# Who has solved this no start issue?



## thxone (Feb 7, 2012)

1997 200sx SE
5-speed
211,xxx miles

The car was running fine... NO check engine lights or warning lights of any kind.

I decided to re-adjust my timing BACK to 10* from 12* roughly and I did this as I have done several times before with no issues.

Car again ran perfectly fine... in fact just a bit better... the check engine light was on as soon as I cranked it though.

I went to work and all was well... made my first delivery, still good. I made my second and the car was fine. I parked the car at work and on my next delivery the car would crank and crank and crank but would not run.

Air, Fuel, Spark... I started my checklist with the fuel. I loosened the clamp at the filter... I moved the hose and a little fuel wicked... I turned the key forward to the ON position, then off. I checked the fuel line again and this time it sprayed fuel. I determined that I had fuel.

Spark. I pulled the #4 plug wire, inserted a length of 12awg wire and held the other end to my strut tower brace, had a buddy crank it, it sparked... the other three did not. I have determined a possible spark issue. 

Air... no blockages, Spectra filter, clean.

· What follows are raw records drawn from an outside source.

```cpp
template <class G>
hipError_t msm_run(MsmWorkspace& ws, hipStream_t st, const MsmBasesView& bv, const uint32_t* scalars_dev, uint32_t n,
                   uint32_t* out_dev, int c_override, uint32_t chunk_override, int sort_mode, MsmTimings* tm,
                   MsmSharedSort* share = nullptr, int share_role = MSM_SHARE_NONE) {
  const int acc_mode = (sort_mode >> 4) & 3;
  const uint32_t tree_chunk = ((uint32_t)sort_mode >> 8) & 0xFFFu, tree_min_pairs = ((uint32_t)sort_mode >> 20) & 0xFFu;
  sort_mode &= 15;
  const bool single_pass = sort_mode == 1;
  const uint32_t* bases_dev = bv.dptr;
  typedef typename G::F F;
  constexpr int NS = G::FR::N32;
  constexpr int PW = Jac<F>::WORDS;
  constexpr size_t PB = (size_t)PW * 4;
  if (n == 0) { ws.last_err_dev = nullptr; Jac<F> inf = Jac<F>::infinity(); return hipMemcpyAsync(out_dev, &inf, PB, hipMemcpyHostToDevice, st); }
  MsmPlan pl;
  pl.n = n;
  pl.c = bv.groups > 1 ? bv.c : (c_override ? c_override : msm_pick_window(n, G::FR::BITS, 0));
  pl.W = msm_num_windows(G::FR::BITS, pl.c);
  const int Wg = (pl.W + bv.groups - 1) / bv.groups;
  pl.nkeys = (uint32_t)Wg << pl.c;
  const uint64_t maxM = (uint64_t)n * pl.W;
  pl.chunk = chunk_override ? chunk_override : 40;
  int& cus = ws.cus;
  if (!cus) {
    int dev = 0;
    if (hipGetDevice(&dev) != hipSuccess || hipDeviceGetAttribute(&cus, hipDeviceAttributeMultiprocessorCount, dev) != hipSuccess || cus <= 0) cus = 256;
  }
  bool use_tree = false;
  uint32_t tree_cap = 0;
  const uint32_t* tree_chunk_dev = nullptr;
  if constexpr (MsmTreeCapable<G>::value) {
    use_tree = acc_mode == 2 && (uint64_t)bv.n_total * bv.groups < MSM_SCR;
    if (use_tree) {
      tree_cap = tree_chunk ? tree_chunk : MSM_TREE_CHUNK_MAX;
      pl.chunk = tree_cap;
    }
  }
  const MsmLane* lane = ws.lane;
  const int plan_cus = lane && lane->cus > 0 ? lane->cus : cus;
  uint32_t acc_lanes = 0, chunk_lo = 0;
  static const uint32_t chunk_hi_env = getenv("PCDHIP_CHUNK_HI") ? (uint32_t)atoi(getenv("PCDHIP_CHUNK_HI")) : 0u;
  const uint32_t chunk_hi = chunk_hi_env >= 16 && chunk_hi_env <= MSM_CHUNK_MAX ? chunk_hi_env : MSM_CHUNK_HI;
  if (!chunk_override && !use_tree) {
    acc_lanes = (uint32_t)plan_cus * 4 * MsmAccWaves<G>::value * (64 / AccOf<G>::LANES);
    chunk_lo = (uint32_t)std::min<uint64_t>(40, std::max<uint64_t>(16, (maxM + 4ull * acc_lanes - 1) / (4ull * acc_lanes)));
    pl.chunk = chunk_lo;
  }
  const uint64_t plan_word = acc_lanes && acc_lanes < (1u << 20) ? msm_plan_word(acc_lanes, chunk_lo, chunk_hi) : 0u;
  if (acc_lanes && !plan_word) pl.chunk = 40;
  if (maxM >= 0xFFFFFFF0ull || (uint64_t)bv.n_total * bv.groups >= 0x7FFFFFF0ull) return hipErrorInvalidValue;

  EventSet<9> ev;
  if (tm) PCD_HIP_TRY(ev.create());
  auto mark = [&](int i) -> hipError_t { return tm ? hipEventRecord(ev[i], st) : hipSuccess; };

  const uint32_t tkeys = pl.nkeys + 1, ones_key = pl.nkeys;
  const bool consume = share && share_role == MSM_SHARE_CONSUME && share->valid && share->n == n && share->n_total == bv.n_total &&
                       share->offset == bv.offset && share->tkeys == tkeys && share->c == pl.c && share->W == pl.W &&
                       share->groups == bv.groups && share->scalars == scalars_dev &&
                       (share->inf_bits == nullptr || share->inf_bits == bv.inf_bits);
  PCD_HIP_TRY(ws.ensure(WS_CNT, (size_t)tkeys * 4 + 16));
  PCD_HIP_TRY(ws.ensure(WS_OFF, ((size_t)tkeys + 1) * 4));
  const uint32_t scan_per_block = 16384;
  const uint32_t scan_blocks = (tkeys + scan_per_block - 1) / scan_per_block;
  PCD_HIP_TRY(ws.ensure(WS_BSUM, (size_t)scan_blocks * 4));
  PCD_HIP_TRY(ws.ensure(WS_SORTED, (size_t)maxM * 4));
  PCD_HIP_TRY(ws.ensure(WS_BUCKETS, (size_t)tkeys * PB));
  PCD_HIP_TRY(ws.ensure(WS_OUT, PB + 64));
  PCD_HIP_TRY(ws.ensure(WS_ONES, (size_t)n * 4 + 32));
  uint32_t* cnt = (uint32_t*)ws.buf[WS_CNT];
  uint32_t* off = (uint32_t*)ws.buf[WS_OFF];
  uint32_t* bsum = (uint32_t*)ws.buf[WS_BSUM];
  uint32_t* sorted = (uint32_t*)ws.buf[WS_SORTED];
  uint32_t* buckets = (uint32_t*)ws.buf[WS_BUCKETS];
  uint32_t* ones_idx = (uint32_t*)ws.buf[WS_ONES];
  uint32_t* flag = ones_idx + n;
  uint32_t* err = flag + 1;
  uint32_t* big_count = flag + 2;
  auto zero_start = [&](uint32_t n_cnt) {
    hipLaunchKernelGGL(msm_zero_kernel, dim3(std::max<uint32_t>(1u, (n_cnt + 255) / 256)), dim3(256), 0, st, cnt, n_cnt, flag);
  };
  ws.last_err_dev = consume ? nullptr : err;
  constexpr int SBITS = G::FR::BITS;
  const int wins = (pl.W + Wg - 1) / Wg;
  const int top_bits = G::FR::BITS + 1 - (pl.W - 1) * pl.c;
  double mu = (double)n * wins / (double)(1u << (pl.c - 1)) + (top_bits < pl.c ? (double)n / (double)(1u << top_bits) : 0.0);
  uint32_t cap = (uint32_t)(mu + 6.0 * sqrt(mu) + 8.0);
  cap = (cap + 7u) & ~7u;
  const bool use_slots = single_pass && (double)pl.nkeys * cap * 4.0 <= 1.5e9;
  const uint32_t nbins = pl.nkeys >> MSM_BIN_SHIFT;
  const bool use_partition = (sort_mode == 0 || sort_mode == 3 || sort_mode == 4) && pl.c >= MSM_BIN_SHIFT && nbins >= 1 && nbins <= MSM_MAX_BINS && n >= 4096;
  uint32_t stage_tile = 0;
  if (use_partition && sort_mode != 3) {
    const int knob = msm_coarse_tile_knob();
    stage_tile = knob == 0 ? 0u : msm_stage_tile(pl.W, nbins);
    while (knob > 0 && stage_tile > (uint32_t)knob) stage_tile >>= 1;
  }
  const uint32_t bin_cap = sort_mode == 4 || msm_bin_stage_knob() == 0 ? 0u
                           : ws.bin_stage < 0 ? MSM_BIN_STAGE_CAP : std::min<uint32_t>((uint32_t)ws.bin_stage, MSM_BIN_STAGE_CAP);
  uint32_t* slots = nullptr;
  if (use_slots) { PCD_HIP_TRY(ws.ensure(WS_SLOTS, (size_t)pl.nkeys * cap * 4)); slots = (uint32_t*)ws.buf[WS_SLOTS]; }

  PCD_HIP_TRY(mark(0));
  dim3 gd((n + 255) / 256), bd(256);
  MsmEntrySource src;
  if (consume) {
    PCD_HIP_TRY(hipStreamWaitEvent(st, share->ready, 0));
    zero_start(0);
    src = share->src;
    off = const_cast<uint32_t*>(share->off);
    PCD_HIP_TRY(mark(1)); PCD_HIP_TRY(mark(2)); PCD_HIP_TRY(mark(3));
  } else if (use_slots) {
    zero_start(tkeys);
    hipLaunchKernelGGL((msm_digits_kernel<NS, MODE_BIN>), gd, bd, 0, st, scalars_dev, n, pl.c, pl.W, Wg, bv.n_total, bv.offset, pl.nkeys, cnt,
                       (const uint32_t*)nullptr, (uint32_t*)nullptr, slots, cap, ones_idx, flag, 0, SBITS, err, bv.inf_bits);
    PCD_HIP_TRY(mark(1));
    hipLaunchKernelGGL(scan_block_sums, dim3(scan_blocks), dim3(1024), 0, st, cnt, tkeys, scan_per_block, bsum);
    hipLaunchKernelGGL(scan_apply, dim3(scan_blocks), dim3(1024), 0, st, cnt, tkeys, scan_per_block, bsum, scan_blocks, off);
    PCD_HIP_TRY(mark(2));
    PCD_HIP_TRY(ws.ensure(WS_CUR, (size_t)tkeys * 4));
    uint32_t* cur = (uint32_t*)ws.buf[WS_CUR];
    PCD_HIP_TRY(hipMemsetAsync(cur, 0, (size_t)tkeys * 4, st));
    hipLaunchKernelGGL((msm_digits_kernel<NS, MODE_SCATTER>), gd, bd, 0, st, scalars_dev, n, pl.c, pl.W, Wg, bv.n_total, bv.offset, pl.nkeys, cur,
                       off, sorted, (uint32_t*)nullptr, 0u, (uint32_t*)nullptr, flag, 1, SBITS, err, bv.inf_bits);
    PCD_HIP_TRY(mark(3));
    src = {sorted, slots, ones_idx, flag, cap, ones_key};
  } else if (use_partition) {
    zero_start(nbins + 1);
    const uint32_t tiles = (n + MSM_TILE - 1) / MSM_TILE;
    PCD_HIP_TRY(ws.ensure(WS_ENTRIES, (size_t)maxM * 8));
    PCD_HIP_TRY(ws.ensure(WS_CUR, ((size_t)2 * nbins + 8) * 4));
    uint64_t* entries = (uint64_t*)ws.buf[WS_ENTRIES];
    uint32_t* bin_base = (uint32_t*)ws.buf[WS_CUR];
    uint32_t* cursor = bin_base + nbins + 2;
    uint32_t* ones_count = flag;
    hipLaunchKernelGGL((msm_coarse_kernel<NS, false>), dim3(tiles), dim3(256), (size_t)nbins * 4, st, scalars_dev, n, pl.c, pl.W, Wg, bv.n_total,
                       bv.offset, nbins, cnt, (uint64_t*)nullptr, ones_count, ones_idx, SBITS, err, bv.inf_bits);
    PCD_HIP_TRY(mark(1));
    hipLaunchKernelGGL(msm_bin_scan_kernel, dim3(1), dim3(1024), 0, st, cnt, nbins, bin_base, cursor, ones_count, off, pl.nkeys);
    PCD_HIP_TRY(mark(2));
    if (stage_tile) {
      const uint32_t stiles = (n + stage_tile - 1) / stage_tile;
      const size_t lds = msm_stage_lds_bytes(stage_tile, pl.W, nbins);
#define PCD_STAGED(T) msm_coarse_staged_launch<NS, T>(st, stiles, lds, scalars_dev, n, pl.c, pl.W, Wg, bv.n_total, bv.offset, nbins, cursor, entries, bv.inf_bits)
      PCD_HIP_TRY(stage_tile == 2048 ? PCD_STAGED(2048) : stage_tile == 1024 ? PCD_STAGED(1024) : stage_tile == 512 ? PCD_STAGED(512) : PCD_STAGED(256));
#undef PCD_STAGED
    } else {
      hipLaunchKernelGGL((msm_coarse_kernel<NS, true>), dim3(tiles), dim3(256), (size_t)nbins * 4, st, scalars_dev, n, pl.c, pl.W, Wg, bv.n_total,
                         bv.offset, nbins, cursor, entries, ones_count, ones_idx, SBITS, err, bv.inf_bits);
    }
    PCD_HIP_TRY(msm_bin_sort_launch(st, nbins, bin_cap, entries, bin_base, sorted, off));
    PCD_HIP_TRY(mark(3));
    src = {sorted, nullptr, ones_idx, nullptr, 0u, ones_key};
  } else {
    zero_start(tkeys);
    hipLaunchKernelGGL((msm_digits_kernel<NS, MODE_HIST>), gd, bd, 0, st, scalars_dev, n, pl.c, pl.W, Wg, bv.n_total, bv.offset, pl.nkeys, cnt,
                       (const uint32_t*)nullptr, (uint32_t*)nullptr, (uint32_t*)nullptr, 0u, (uint32_t*)nullptr, (uint32_t*)nullptr, 0, SBITS, err, bv.inf_bits);
    PCD_HIP_TRY(mark(1));
    hipLaunchKernelGGL(scan_block_sums, dim3(scan_blocks), dim3(1024), 0, st, cnt, tkeys, scan_per_block, bsum);
    hipLaunchKernelGGL(scan_apply, dim3(scan_blocks), dim3(1024), 0, st, cnt, tkeys, scan_per_block, bsum, scan_blocks, off);
    PCD_HIP_TRY(mark(2));
    PCD_HIP_TRY(hipMemsetAsync(cnt, 0, (size_t)tkeys * 4, st));
    hipLaunchKernelGGL((msm_digits_kernel<NS, MODE_SCATTER>), gd, bd, 0, st, scalars_dev, n, pl.c, pl.W, Wg, bv.n_total, bv.offset, pl.nkeys, cnt,
                       off, sorted, (uint32_t*)nullptr, 0u, (uint32_t*)nullptr, (uint32_t*)nullptr, 0, SBITS, err, bv.inf_bits);
    PCD_HIP_TRY(mark(3));
    src = {sorted, nullptr, nullptr, nullptr, 0u, ones_key};
  }
  if (share && share_role == MSM_SHARE_PRODUCE) {
    share->valid = true;
    share->n = n; share->n_total = bv.n_total; share->offset = bv.offset; share->tkeys = tkeys;
    share->c = pl.c; share->W = pl.W; share->groups = bv.groups; share->scalars = scalars_dev; share->inf_bits = bv.inf_bits;
    share->src = src; share->off = off;
    PCD_HIP_TRY(hipEventRecord(share->ready, st));
  }
  uint32_t nchunks = (uint32_t)((maxM + pl.chunk - 1) / pl.chunk);
  uint32_t tree_grid = 0;
  if (use_tree) {
    tree_grid = std::min<uint32_t>(tree_chunk ? (nchunks + 63) / 64 : (uint32_t)((maxM / 32 + 63) / 64), (uint32_t)plan_cus * 4);
    if (!tree_chunk) nchunks = tree_grid * 64 * (uint32_t)((maxM + (uint64_t)tree_grid * 64 * tree_cap - 1) / ((uint64_t)tree_grid * 64 * tree_cap));
  }
  typedef MsmStored<typename SplitOf<G>::type> Stored;
  constexpr size_t RB = (size_t)Stored::WORDS * 4;
  PCD_HIP_TRY(ws.ensure(WS_PFIRST, (size_t)nchunks * RB));
  PCD_HIP_TRY(ws.ensure(WS_PLAST, (size_t)nchunks * RB));
  uint32_t* acc_buckets = buckets;
  if (Stored::SEPARATE) { PCD_HIP_TRY(ws.ensure(WS_ACCB, (size_t)tkeys * RB)); acc_buckets = (uint32_t*)ws.buf[WS_ACCB]; }
  const uint32_t big_limit = 8, seg_len = 128;
  const uint32_t big_cap = nchunks / big_limit + 2;
  const uint32_t seg_cap = nchunks / seg_len + big_cap + 2;
  PCD_HIP_TRY(ws.ensure(WS_BIG, (size_t)(3 * big_cap + 3 * seg_cap + 8) * 4));
  PCD_HIP_TRY(ws.ensure(WS_BIGPART, (size_t)seg_cap * PB));
  uint32_t* pfirst = (uint32_t*)ws.buf[WS_PFIRST];
  uint32_t* plast = (uint32_t*)ws.buf[WS_PLAST];
  uint32_t* big = (uint32_t*)ws.buf[WS_BIG];
  uint32_t* seg_list = big + 3 * big_cap;
  uint32_t* big_partial = (uint32_t*)ws.buf[WS_BIGPART];
  PCD_HIP_TRY(mark(8));
  hipStream_t own = st;
  if (lane) {
    if (!ws.lane_in) PCD_HIP_TRY(hipEventCreateWithFlags(&ws.lane_in, hipEventDisableTiming));
    if (!ws.lane_out) PCD_HIP_TRY(hipEventCreateWithFlags(&ws.lane_out, hipEventDisableTiming));
    PCD_HIP_TRY(hipEventRecord(ws.lane_in, own));
    PCD_HIP_TRY(hipStreamWaitEvent(lane->stream, ws.lane_in, 0));
    st = lane->stream;
  }
  {
    constexpr uint32_t per_wave = 64 / AccOf<G>::LANES;
    const dim3 acc_grid((nchunks + per_wave - 1) / per_wave);
    bool launched = false;
    if constexpr (MsmTreeCapable<G>::value) {
      if (use_tree) {
        constexpr int FW = AccOf<G>::type::F::WORDS;
        const uint32_t grid = tree_grid;
        MsmTreeBufs tb;
        tb.cap = tree_cap;
        tb.phases = 3;
        uint32_t* chunk_word = big_count + 2;
        hipLaunchKernelGGL(msm_tree_plan_kernel, dim3(1), dim3(1), 0, st, off, tkeys, grid * 64, tree_cap, tree_chunk, chunk_word);
        tree_chunk_dev = chunk_word;
        PCD_HIP_TRY(ws.ensure(WS_TLIST, MsmTreeBufs::list_words(tb.cap) * 4 * grid));
        PCD_HIP_TRY(ws.ensure(WS_TPAIR, MsmTreeBufs::pair_words(tb.cap) * 4 * grid));
        PCD_HIP_TRY(ws.ensure(WS_TPREFIX, MsmTreeBufs::prefix_words(tb.cap, FW) * 4 * grid));
        PCD_HIP_TRY(ws.ensure(WS_TPTS, MsmTreeBufs::pts_words(tb.cap, FW) * 4 * grid));
        tb.list = (uint32_t*)ws.buf[WS_TLIST]; tb.pairs = (uint32_t*)ws.buf[WS_TPAIR];
        tb.prefix = (uint32_t*)ws.buf[WS_TPREFIX]; tb.pts = (uint32_t*)ws.buf[WS_TPTS];
        hipLaunchKernelGGL((msm_pair_tree_kernel<G>), dim3(grid), dim3(64), 0, st, bases_dev, src, off, tkeys, chunk_word, tb,
                           tree_min_pairs ? tree_min_pairs : MSM_TREE_MIN_PAIRS, acc_buckets, pfirst, plast);
        launched = true;
      }
    }
    if (!launched) {
      if (src.slots) hipLaunchKernelGGL((msm_accumulate_kernel<G, false>), acc_grid, dim3(64), 0, st, bases_dev, src, off, tkeys, pl.chunk, acc_buckets, pfirst, plast, plan_word);
      hipLaunchKernelGGL((msm_accumulate_kernel<G, true>), acc_grid, dim3(64), 0, st, bases_dev, src, off, tkeys, pl.chunk, acc_buckets, pfirst, plast, plan_word);
    }
  }
  if (lane) {
    PCD_HIP_TRY(hipEventRecord(ws.lane_out, st));
    st = own;
    PCD_HIP_TRY(hipStreamWaitEvent(st, ws.lane_out, 0));
  }
  PCD_HIP_TRY(mark(4));
  const MsmChunkRule chunk_rule = {tree_chunk_dev, plan_word, pl.chunk};
  hipLaunchKernelGGL((msm_fixup_kernel<G>), dim3(MsmItems<G>::grid(nchunks + 2)), dim3(64), 0, st, off, tkeys, chunk_rule, pfirst, plast, acc_buckets,
                     buckets, big_limit, big_count, big, big_cap, seg_list, seg_len);
  {
    const uint32_t big_grid = std::min<uint32_t>(seg_cap, 2048);
    PCD_HIP_TRY(ws.ensure(WS_BIGSCR, (size_t)big_grid * 64 * PB));
    hipLaunchKernelGGL((msm_big_segments_kernel<G>), dim3(big_grid), dim3(64), 0, st, seg_list, big_count, pfirst, plast, big_partial,
                       (uint32_t*)ws.buf[WS_BIGSCR]);
    hipLaunchKernelGGL((msm_big_bucket_kernel<G>), dim3(std::min<uint32_t>(big_cap, 2048)), dim3(64), 0, st, big, big_count, big_partial,
                       buckets, (uint32_t*)ws.buf[WS_BIGSCR]);
  }
  hipLaunchKernelGGL((msm_merge_ones_kernel<G>), dim3(1), dim3(64), 0, st, buckets, ones_key);
  PCD_HIP_TRY(mark(5));
  {
    const uint32_t B = 1u << (pl.c - 1);
    size_t cap_pts = ((size_t)1 << pl.c);
    PCD_HIP_TRY(ws.ensure(WS_A0, (size_t)Wg * cap_pts * PB / 2 + PB * Wg * 4));
    PCD_HIP_TRY(ws.ensure(WS_A1, (size_t)Wg * cap_pts * PB / 2 + PB * Wg * 4));
    PCD_HIP_TRY(ws.ensure(WS_C0, (size_t)Wg * cap_pts * PB / 2 + PB * Wg * 4));
    PCD_HIP_TRY(ws.ensure(WS_C1, (size_t)Wg * cap_pts * PB / 2 + PB * Wg * 4));
    const size_t strideAC = cap_pts / 2 + 4;
    const MsmBucketSrc bucket_src = {off, acc_buckets, buckets, tkeys, chunk_rule};
    const uint32_t* A_in = buckets + PW;
    size_t strideA_in = (size_t)1 << pl.c;
    const uint32_t* C_in = nullptr;
    size_t strideC_in = 0;
    uint32_t mA = B, mC = 0;
    int flip = 0, level = 0;
    bool fused = false;
    while (mA > 0 || mC > 1) {
      int k = (level == 0 && B >= (1u << 17)) ? 3 : 1;
      uint32_t K = 1u << k;
      uint32_t JA = (mA + K - 1) >> k, JC = (mC + K - 1) >> k;
      uint32_t* A_out = (uint32_t*)ws.buf[flip ? WS_A1 : WS_A0];
      uint32_t* C_out = (uint32_t*)ws.buf[flip ? WS_C1 : WS_C0];
      uint32_t threads = JA + JC;
      if (!fused && level > 0 && MsmFusedTail<G>::fits(mA, mC)) {
        hipLaunchKernelGGL((msm_tail_fused_kernel<G>), dim3(Wg), dim3(64 * MSM_FUSED_WAVES), 0, st, A_in, mA, strideA_in, C_in, mC, strideC_in,
                           (uint32_t*)ws.buf[WS_A0], (uint32_t*)ws.buf[WS_A1], (uint32_t*)ws.buf[WS_C0], (uint32_t*)ws.buf[WS_C1], strideAC, flip);
        fused = true;
      }
      if (fused) {
      } else if (level == 0 && k == 1 && JA * (uint32_t)Wg > MSM_QUAD_MAX_ITEMS)
        hipLaunchKernelGGL((msm_tail_pair_first_kernel<G, false>), dim3(MsmPairItems<G, true, false>::grid(JA), Wg, 2), dim3(64), 0, st, bucket_src, mA,
                           strideA_in, A_out, strideAC, C_out, strideAC);
      else if (level == 0 && k == 1)
        hipLaunchKernelGGL((msm_tail_pair_first_kernel<G>), dim3(MsmPairItems<G>::grid(JA), Wg, 2), dim3(64), 0, st, bucket_src, mA, strideA_in, A_out,
                           strideAC, C_out, strideAC);
      else if (k == 1 && std::max(JA, JC) * (uint32_t)Wg > MSM_QUAD_MAX_ITEMS)
        hipLaunchKernelGGL((msm_tail_pair_kernel<G, false>), dim3(MsmPairItems<G, true, false>::grid(std::max(JA, JC)), Wg, 3), dim3(64), 0, st, A_in, mA,
                           strideA_in, C_in, mC, strideC_in, A_out, strideAC, C_out, strideAC);
      else if (k == 1)
        hipLaunchKernelGGL((msm_tail_pair_kernel<G>), dim3(MsmPairItems<G>::grid(std::max(JA, JC)), Wg, 3), dim3(64), 0, st, A_in, mA, strideA_in, C_in,
                           mC, strideC_in, A_out, strideAC, C_out, strideAC);
      else if (threads <= (1u << 15))
        hipLaunchKernelGGL((msm_tail_level_kernel<G, true>), dim3(MsmPairItems<G, true>::grid(threads), Wg), dim3(64), 0, st, bucket_src, mA, strideA_in, C_in,
                           mC, strideC_in, A_out, strideAC, C_out, strideAC, k);
      else
        hipLaunchKernelGGL((msm_tail_level_kernel<G, false>), dim3(MsmPairItems<G, false>::grid(threads), Wg), dim3(64), 0, st, bucket_src, mA, strideA_in, C_in,
                           mC, strideC_in, A_out, strideAC, C_out, strideAC, k);
      mA = JA ? JA - 1 : 0;
      mC = JC + JA;
      A_in = A_out; strideA_in = strideAC;
      C_in = C_out; strideC_in = strideAC;
      flip ^= 1;
      level++;
    }
    PCD_HIP_TRY(mark(6));
    hipLaunchKernelGGL((msm_horner_kernel<G>), dim3(1), dim3(64), 0, st, C_in, strideC_in, Wg, pl.c, out_dev);
    PCD_HIP_TRY(mark(7));
  }
  PCD_HIP_TRY(hipGetLastError());
  if (tm) {
    PCD_HIP_TRY(hipStreamSynchronize(st));
    auto el = [&](int a, int b) { float ms = 0; (void)hipEventElapsedTime(&ms, ev[a], ev[b]); return ms; };
    tm->digits = el(0, 1); tm->scan = el(1, 2); tm->scatter = el(2, 8); tm->accumulate = el(8, 4);
    tm->fixup = el(4, 5); tm->tail = el(5, 6); tm->horner = el(6, 7); tm->total = el(0, 7);
    PCD_HIP_TRY(hipMemcpy(&tm->entries, off + tkeys, 4, hipMemcpyDeviceToHost));
    tm->chunk = plan_word ? msm_chunk_of_plan(tm->entries, plan_word) : pl.chunk;
    if (tree_chunk_dev) PCD_HIP_TRY(hipMemcpy(&tm->chunk, tree_chunk_dev, 4, hipMemcpyDeviceToHost));
  }
  return hipSuccess;
}

}
```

I disconnected the battery for 20 minutes. Re-connected it and the car fired up and ran. I let it warm up then headed to my house 5.5 miles away. I got 1.5 miles from work and as I took a left through the traffic light the engine shut off. It has not started back up since then and is on the side of the road. I tried to disconnect the battery again but this time it did not help. All connectors are connected and clean. The dizzy is bolted down correctly... I even checked under the cap... the rotor and contacts are in great shape. This is a fairly new dizzy. As I said, the car has been running fine.

WHAT HAPPENED!?

I just put gas in the car the night before, fuses are fine. I have seen this issue several times on the internet but no solution... I know someone has fixed this and may or may not have shared the solution... please share as this is my only car and I may loose my job and house if I can't fix it. I will mail you pizza from work if you help me out here!


----------



## thxone (Feb 7, 2012)

I may have made a mistake... I think I may have disconnected the IACV instead of the TPS when I adjusted my timing... I was wondering why my CEL came on... what do you all think? The IACV is right at the TB on the top... correct?... right, I mean... am I that stupid to disconnect the WRONG thing???? Holy crap... I think I am.


----------



## Jdoggsc (Dec 25, 2007)

sounds like you've solved this no start issue.


----------



## thxone (Feb 7, 2012)

The problem is... how do I fix it now? Won't the computer have to re-learn that sensor? How can this happen if the car won't run?


----------



## thxone (Feb 7, 2012)

Got the car home... finally. It has to be cold for the car to start... once it gets warm it dies.


----------



## jdg (Aug 27, 2009)

If you disconnected your IACV instead of your TPS, and then adjusted your timing, then your timing is likely set to something like 10+ degrees AFTER TDC instead of before TDC, because the ECU was NOT in the proper timing/base idle adjust mode.
So, now it's way down on power, might start cold ok, but won't hold an idle once it's warm because the timing backs off a bit when it warms up and/or the base idle is set wayyy too low for the IACV to compensate as well the timing is too far retarded to allow the engine to run worth a crap....etc..etc..etc..
Back to square one...set the base timing / base idle according to the spec's by putting the ECU into timing mode, check once, check it again, then check it again after a good drive...and quit messing with it.


----------



## thxone (Feb 7, 2012)

jdg said:


> If you disconnected your IACV instead of your TPS, and then adjusted your timing, then your timing is likely set to something like 10+ degrees AFTER TDC instead of before TDC, because the ECU was NOT in the proper timing/base idle adjust mode.
> So, now it's way down on power, might start cold ok, but won't hold an idle once it's warm because the timing backs off a bit when it warms up and/or the base idle is set wayyy too low for the IACV to compensate as well the timing is too far retarded to allow the engine to run worth a crap....etc..etc..etc..
> Back to square one...set the base timing / base idle according to the spec's by putting the ECU into timing mode, check once, check it again, then check it again after a good drive...and quit messing with it.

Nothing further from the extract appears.